Looking ahead via our job openings dataset, we continue to see a broad decline in labor demand. A few industries like Mining and Logging and Agriculture, Forestry, Fishing, & Hunting saw sizable gains, but most sectors saw fewer active job postings in July, compared to June.
Industries with significant declines include Transportation & Warehousing and Manufacturing, as higher tariffs and on-again/off-again policy shifts disrupt the industry and make long-term planning difficult. These sectors saw declines of 1.7% and 1.0% month–over-month, respectively. We also continue to see a decline for job openings in the Government, amid the Trump administration’s continued push to cut back the footprint of the federal government. In addition, state and local government labor demand will likely be constrained as state governments implement cuts after Federal funding was cut back by the Trump administration’s One Big Beautiful Bill.


Critically, we are also seeing weakness in the education and healthcare services sector, which has been the key contributor to job growth this year. From June to July active job postings in this industry fell 0.7% and are now down 7.3% compared to the same period last year. All in, this does not bode well for job growth going forward.
Geographically, labor demand has been cooling across much of the United States. From June to July, 34 of 51 states (including DC) saw a decrease in the number of active job openings, with Hawaii, Vermont, Oregon, and Rhode Island all seeing declines of greater than 3%. Compared to a year ago, 47 of 51 states experienced a decrease in job openings, with only Indiana, Georgia, South Carolina, and Delaware in positive territory.
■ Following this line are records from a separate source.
template <class T16>
DEV void film_gemm3_body(const v8<T16>* __restrict__ W, const float* __restrict__ bias16,
                         f16x16* __restrict__ E, int G, int NT, int round0, int nround,
                         const float* __restrict__ pp, const float* __restrict__ temb,
                         const int* __restrict__ t_clip, int T, int B,
                         unsigned long long* __restrict__ clk, const float* __restrict__ rate_in,
                         float* __restrict__ rate_out, const int* __restrict__ iter_base, unsigned long long t_begin,
                         int* __restrict__ status, int nw_film) {
    extern __shared__ __attribute__((aligned(16))) char lds[];
    using OP = v8<T16>;
#ifndef DC_FILM3_PF
#define DC_FILM3_PF 2
#endif
    constexpr int PF = DC_FILM3_PF;
    constexpr int KS = DC_E / 32;
    if (clk && blockIdx.x == 5 && threadIdx.x == 0) {
        clk[0] = __builtin_amdgcn_s_memtime();
        clk[1] = __builtin_amdgcn_s_memrealtime();
    }
    if (clk && threadIdx.x == 0 && blockIdx.x < 256) {
        clk[1036 + blockIdx.x * 4 + 0] = __builtin_amdgcn_s_memtime();
        clk[1036 + blockIdx.x * 4 + 1] = __builtin_amdgcn_s_memrealtime();
    }
    const int wave = threadIdx.x >> 6, lane = threadIdx.x & 63;
    const OP* slab = reinterpret_cast<const OP*>(lds);
    const int nblk = (G + 3) / 4;
    const long long nunit = (long long)nblk * nround;
    int u0, u1;
    film_shares(u0, u1, nunit, rate_in, lane, nw_film);
    OP a[PF][4];
    auto wpair = [&](int p) { return W + (size_t)(2 * p) * 2 * KS * 64 + lane; };
    auto wfrag = [&](const OP* w, int ks, int i) { return w[((size_t)(i >> 1) * 2 * KS + ks * 2 + (i & 1)) * 64]; };
    if (u0 < u1) {
        const OP* w0 = wpair((round0 + u0 % nround) * 8 + wave);
#pragma unroll
        for (int q = 0; q < PF; ++q)
#pragma unroll
            for (int i = 0; i < 4; ++i) a[q][i] = wfrag(w0, q, i);
    }
    int* pair_cnt = reinterpret_cast<int*>(lds + 4 * DC_KS_E * 1024);
    for (int useg = u0; useg < u1;) {
        const int tb = useg / nround, ra = useg % nround;
        const int nr = min(nround - ra, u1 - useg);
        const int npairs = nr * 8;
        const bool next_seg = useg + nr < u1;
        const int g0 = tb * 4;
        {
            v8<T16>* slab_w = reinterpret_cast<v8<T16>*>(lds);
            const float* trow[8];
#pragma unroll
            for (int i = 0; i < 8; ++i) {
                const int gg = min(g0 + (i >> 1), G - 1);
                const int b = min((gg * 32 + 16 * (i & 1) + (lane & 15)) / T, B - 1);
                trow[i] = temb + (size_t)t_clip[iter_base ? *iter_base : b] * 512 + 8 * (lane >> 4);
            }
#pragma unroll
            for (int half = 0; half < 2; ++half) {
                f32x8 pv[8], tv[8];
#pragma unroll
                for (int i = 0; i < 8; ++i) {
                    const int f = wave + 8 * (8 * half + i);
                    const int gi = 2 * half + (i >> 2), t16 = (f >> 4) & 1, ks = f & 15;
                    const int gg = min(g0 + gi, G - 1);
                    pv[i] = ld_pp(pp, (size_t)gg * DC_KS_E + 2 * ks + (lane >> 5), 32 * ((lane >> 4) & 1) + 16 * t16 + (lane & 15));
                    tv[i] = *reinterpret_cast<const f32x8*>(trow[2 * gi + t16] + 32 * ks);
                }
                __builtin_amdgcn_sched_barrier(0);
                if (half == 0) __syncthreads();
#pragma unroll
                for (int i = 0; i < 8; ++i) {
                    const int f = wave + 8 * (8 * half + i);
                    v8<T16> hi;
#pragma unroll
                    for (int j = 0; j < 4; ++j) {
                        const f32x2 z = silu_pair(pv[i][2 * j] + tv[i][2 * j], pv[i][2 * j + 1] + tv[i][2 * j + 1]);
                        hi[2 * j] = (T16)z.x;
                        hi[2 * j + 1] = (T16)z.y;
                    }
                    slab_w[f * 64 + lane] = hi;
                }
                __builtin_amdgcn_sched_barrier(0);
            }
            if (threadIdx.x == 0) *pair_cnt = 8;
            asm volatile("s_waitcnt vmcnt(0)" ::: "memory");
            __syncthreads();
        }
      for (int my = wave; my < npairs;) {
        int nxt = 0;
        if (lane == 0) nxt = __hip_atomic_fetch_add(pair_cnt, 1, __ATOMIC_RELAXED, __HIP_MEMORY_SCOPE_WORKGROUP);
        nxt = __builtin_amdgcn_readfirstlane(nxt);
        const int p = (round0 + ra + (my >> 3)) * 8 + (my & 7);
        const int ps = nxt < npairs ? (round0 + ra + (nxt >> 3)) * 8 + (nxt & 7) : (next_seg ? round0 * 8 + wave : p);
        const OP* w0 = wpair(p);
        const OP* wn = wpair(ps);
        f32x4 acc[2][2][4][2];
#pragma unroll
        for (int ti = 0; ti < 2; ++ti)
#pragma unroll
            for (int fb = 0; fb < 2; ++fb) {
                const f32x4 c = *reinterpret_cast<const f32x4*>(bias16 + (((size_t)(2 * p + ti) * 2 + fb) * 4 + (lane >> 4)) * 4);
#pragma unroll
                for (int g = 0; g < 4; ++g) acc[ti][fb][g][0] = acc[ti][fb][g][1] = c;
            }
        auto sfrag = [&](int gp, int i, int ks) { return slab[((size_t)((2 * gp + (i >> 1)) * 2 + (i & 1)) * KS + ks) * 64 + lane]; };
        OP bb[2][8];
#pragma unroll
        for (int i = 0; i < 8; ++i) bb[0][i] = sfrag(i >> 2, i & 3, 0);
#pragma unroll 1
        for (int ks0 = 0; ks0 < KS; ks0 += PF) {
            const bool tail = ks0 + PF >= KS;
#pragma unroll
            for (int q = 0; q < PF; ++q) {
                const int ks = ks0 + q, ksn = (ks + 1) & (KS - 1);
#pragma unroll
                for (int i = 0; i < 8; ++i) bb[(q + 1) & 1][i] = sfrag(i >> 2, i & 3, ksn);
#pragma unroll
                for (int k = 0; k < 4; ++k)
#pragma unroll
                    for (int i = 0; i < 8; ++i)
                        acc[k >> 1][k & 1][i >> 1][i & 1] = mfma16(a[q][k], bb[q & 1][i], acc[k >> 1][k & 1][i >> 1][i & 1]);
                __builtin_amdgcn_sched_barrier(0);
                {
                    const OP* src = tail ? wn : w0;
                    const int ksl = tail ? ks + PF - KS : ks + PF;
#pragma unroll
                    for (int i = 0; i < 4; ++i) a[q][i] = wfrag(src, ksl, i);
                }
                __builtin_amdgcn_sched_barrier(0);
            }
        }
        const int blk = p >> 2, t = p & 3;
#ifdef DC_FILM_SAT_CHECK
        {
            float am = 0.f;
#pragma unroll
            for (int ti = 0; ti < 2; ++ti)
#pragma unroll
                for (int fb = 0; fb < 2; ++fb)
#pragma unroll
                    for (int g = 0; g < 4; ++g) {
                        const f32x4 x = acc[ti][fb][g][0], y = acc[ti][fb][g][1];
                        am = absmax3(absmax3(absmax3(am, x[0], x[1]), x[2], x[3]), y[0], y[1]);
                        am = absmax3(am, y[2], y[3]);
                    }
            if (status && am > 65504.f) atomicOr(status, DC_STATUS_F16_SAT);
        }
#endif
#pragma unroll
        for (int g = 0; g < 4; ++g) {
            if (g0 + g >= G) continue;
#pragma unroll
            for (int ti = 0; ti < 2; ++ti) {
                u32x8 o;
#pragma unroll
                for (int fb = 0; fb < 2; ++fb)
#pragma unroll
                    for (int h2 = 0; h2 < 2; ++h2) {
                        const f32x4 x = acc[ti][fb][g][0], y = acc[ti][fb][g][1];
                        typedef _Float16 h2v __attribute__((ext_vector_type(2)));
                        const h2v xp = {(_Float16)x[2 * h2], (_Float16)x[2 * h2 + 1]}, yp = {(_Float16)y[2 * h2], (_Float16)y[2 * h2 + 1]};
                        const auto r = __builtin_amdgcn_permlane16_swap(__builtin_bit_cast(uint32_t, xp), __builtin_bit_cast(uint32_t, yp), false, false);
                        o[4 * fb + h2] = r[0];
                        o[4 * fb + 2 + h2] = r[1];
                    }
                store_etile(E, (size_t)(g0 + g) * NT + blk * 8 + 4 * ti + t, lane, __builtin_bit_cast(f16x16, o));
            }
        }
        my = nxt;
      }
        useg += nr;
    }
    if (clk && blockIdx.x == 5 && threadIdx.x == 0) {
        clk[2] = __builtin_amdgcn_s_memtime();
        clk[3] = __builtin_amdgcn_s_memrealtime();
    }
    if (clk && threadIdx.x == 0 && blockIdx.x < 256) {
        clk[1036 + blockIdx.x * 4 + 2] = __builtin_amdgcn_s_memtime();
        clk[1036 + blockIdx.x * 4 + 3] = __builtin_amdgcn_s_memrealtime();
        clk[1036 + 1024 + blockIdx.x] = (unsigned long long)(u1 - u0);
    }
    if (rate_out && threadIdx.x == 0) {
        const float ticks = (float)(long long)(__builtin_amdgcn_s_memrealtime() - t_begin);
        const float old = rate_in ? rate_in[blockIdx.x] : 0.f;
        const float now = (u1 > u0 && ticks > 0.f) ? (float)(u1 - u0) / ticks : 0.f;
        rate_out[blockIdx.x] = now > 0.f ? (old > 0.f ? 0.5f * old + 0.5f * now : now) : old;
    }
}
template <class T16>
__global__ __launch_bounds__(512, 2) void k_film_gemm3(const v8<T16>* __restrict__ W, const float* __restrict__ bias16,
                                                       f16x16* __restrict__ E, int G, int NT, int round0, int nround,
                                                       const float* __restrict__ pp, const float* __restrict__ temb,
                                                       const int* __restrict__ t_clip, int T, int B,
                                                       unsigned long long* __restrict__ clk, const float* __restrict__ rate_in,
                                                       float* __restrict__ rate_out, const int* __restrict__ iter_base,
                                                       int* __restrict__ status) {
    film_gemm3_body<T16>(W, bias16, E, G, NT, round0, nround, pp, temb, t_clip, T, B, clk, rate_in, rate_out, iter_base,
                         __builtin_amdgcn_s_memrealtime(), status, (int)gridDim.x);
}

Taken as a whole, RPLS data paints a clear picture: the US labor market is cooling fast. Fewer and fewer sectors of the economy are actively adding jobs, and some of the industries most responsible for job gains this year—namely Healthcare & Education—are now seeing declines in job openings. There is plenty to be concerned about with the current state of the Labor Market, and policymakers at the Federal Reserve are likely to weigh risks to the labor market component of their dual mandate more heavily as they assess how fast and how much to cut interest rates in the coming months.